=== Assignment ===
Each line from the opening of the records that follow to the line with "if (M <= 0 || I" needs to be written out exactly. Add nothing.

=== Records for this exercise ===
static NkGemmParams geglu_fwd_params(const void* x, const void* w, const float* bias, void* u, void* h, int M, int I, int K, long ldx, long ldw,
                                      long ldu, long ldh) {
  NkGemmParams p = zero_params();
  p.A = (const bf16_t*)x; p.lda = ldx;
  p.B = (const bf16_t*)w; p.ldb = ldw;
  p.M = M; p.N = 2 * I; p.K = K;
  p.C = u; p.ldc = ldu;
  p.bias = bias;
  p.geglu_h = (bf16_t*)h; p.ld_h = ldh;
  return p;
}
extern "C" long nk_linear_fwd_geglu_ok(int M, int I, int K) {
  if (M <= 0 || I <= 0 || K <= 0 || (I & 127) || (K & 7)) return 0;
  NkGemmParams p = geglu_fwd_params(nullptr, nullptr, nullptr, nullptr, (void*)16, M, I, K, K, K, 2l * I, I);
  return nk_geglu_fwd_fusable(p);
}
extern "C" int nk_linear_fwd_geglu(const void* x, const void* w, const float* bias, void* u, void* h, int M, int I, int K, long ldx, long ldw,
                                   long ldu, long ldh, void* stream) {
  NK_CHECK_ARG(x && w && u && h && M > 0 && I > 0 && K > 0);
  NkGemmParams p = geglu_fwd_params(x, w, bias, u, h, M, I, K, ldx, ldw, ldu, ldh);
  return nk_gemm_dispatch(p, NK_OP_KC, NK_OP_KC, 0, 0, (hipStream_t)stream);
}

extern "C" int nk_linear_fwd_geglu_s(const void* x, const void* w, const float* bias, void* s, void* h, int M, int I, int K, long ldx, long ldw,
                                     long lds, long ldh, void* stream) {
  NK_CHECK_ARG(x && w && s && h && M > 0 && I > 0 && K > 0);
  NkGemmParams p = geglu_fwd_params(x, w, bias, s, h, M, I, K, ldx, ldw, lds, ldh);
  p.geglu_save = 1;
// ... 89 lines not shown
  return g;
}

static NkGemmParams conv_fwd_params(const NkConvDesc* d, const void* x, const void* w, const float* bias, const void* rowvec,
                                    const void* residual, void* y) {
  NkGemmParams p = zero_params();
  p.A = (const bf16_t*)x;
  p.ga = fwd_gather(d);
  p.B = (const bf16_t*)w; p.ldb = (long)d->KH * d->KW * d->Cin;
  p.M = d->N * d->Ho * d->Wo; p.N = d->Cout; p.K = d->KH * d->KW * d->Cin;
  p.C = y; p.ldc = d->Cout;
  p.bias = bias;
  p.rowvec = (const bf16_t*)rowvec; p.ld_rowvec = d->Cout;
  p.fRowsPerBatch = make_fastdiv(d->Ho * d->Wo);
  p.residual = (const bf16_t*)residual; p.ldr = d->Cout;
  p.halo_nb = (d->KH == 3 && d->KW == 3) ? d->N : 0;
  return p;
}

extern "C" int nk_conv2d_fwd(const NkConvDesc* d, const void* x, const void* w, const float* bias,
                             const void* rowvec, const void* residual, void* y, void* stream) {
  if (int e = check_conv(d)) return e;
  NkGemmParams p = conv_fwd_params(d, x, w, bias, rowvec, residual, y);
  return nk_gemm_dispatch(p, NK_OP_KCG, NK_OP_KC, 0, 0, (hipStream_t)stream);
}

extern "C" long nk_conv2d_stats_tiles(const NkConvDesc* d, int stats_groups) {
  if (check_conv(d)) return 0;
  if (stats_groups < 0 || stats_groups > 32) return 0;
  NkGemmParams p = conv_fwd_params(d, nullptr, nullptr, nullptr, nullptr, nullptr, nullptr);
  int bn = 0;
  const int tiles = nk_halo_tiles_per_image(p, &bn);
  if (tiles && stats_groups) {
    if (d->Cout % stats_groups) return 0;
    if (bn % (d->Cout / stats_groups)) return 0;
  }
  return tiles;
}

extern "C" int nk_conv2d_fwd_stats(const NkConvDesc* d, const void* x, const void* w, const float* bias, const void* rowvec,
                                   const void* residual, void* y, float* stats_part, int stats_groups, void* stream) {
  if (int e = check_conv(d)) return e;
  NK_CHECK_ARG(stats_part && stats_groups > 0);
  NK_CHECK_ARG(nk_conv2d_stats_tiles(d, stats_groups) > 0);
  NkGemmParams p = conv_fwd_params(d, x, w, bias, rowvec, residual, y);
  p.stats_part = stats_part; p.stats_groups = stats_groups;
  return nk_gemm_dispatch(p, NK_OP_KCG, NK_OP_KC, 0, 0, (hipStream_t)stream);
}

extern "C" int nk_conv2d_dgrad(const NkConvDesc* d, const void* dy, const void* w, void* dx, void* stream) {
  if (int e = check_conv(d)) return e;
  const int Hin = d->upsample ? 2 * d->H : d->H, Win = d->upsample ? 2 * d->W : d->W;
  NkGemmParams p = zero_params();
  NkGather g;
  memset(&g, 0, sizeof(g));
  g.H = d->Ho; g.W = d->Wo; g.C = d->Cout;
  g.Ho = Hin; g.Wo = Win; g.KW = d->KW;
  g.rs = 1; g.ks = -1;
  g.off_h = d->pad_t; g.off_w = d->pad_l;
  g.div = d->stride; g.need_even = d->stride - 1;
  g.fWo = make_fastdiv(Win); g.fHoWo = make_fastdiv(Hin * Win);
  g.fC = make_fastdiv(d->Cout); g.fKW = make_fastdiv(d->KW);
  p.A = (const bf16_t*)dy; p.ga = g;
  p.B = (const bf16_t*)w;
  p.tw.co_stride = (long)d->KH * d->KW * d->Cin;
  p.tw.tap_stride = d->Cin;
  p.tw.fCout = make_fastdiv(d->Cout);
  p.M = d->N * Hin * Win; p.N = d->Cin; p.K = d->KH * d->KW * d->Cout;
  p.C = dx; p.ldc = d->Cin;
  return nk_gemm_dispatch(p, NK_OP_KCG, NK_OP_MCT, 0, 0, (hipStream_t)stream);
}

=== Exercise output ===
static NkGemmParams geglu_fwd_params(const void* x, const void* w, const float* bias, void* u, void* h, int M, int I, int K, long ldx, long ldw,
                                      long ldu, long ldh) {
  NkGemmParams p = zero_params();
  p.A = (const bf16_t*)x; p.lda = ldx;
  p.B = (const bf16_t*)w; p.ldb = ldw;
  p.M = M; p.N = 2 * I; p.K = K;
  p.C = u; p.ldc = ldu;
  p.bias = bias;
  p.geglu_h = (bf16_t*)h; p.ld_h = ldh;
  return p;
}
extern "C" long nk_linear_fwd_geglu_ok(int M, int I, int K) {
  if (M <= 0 || I <= 0 || K <= 0 || (I & 127) || (K & 7)) return 0;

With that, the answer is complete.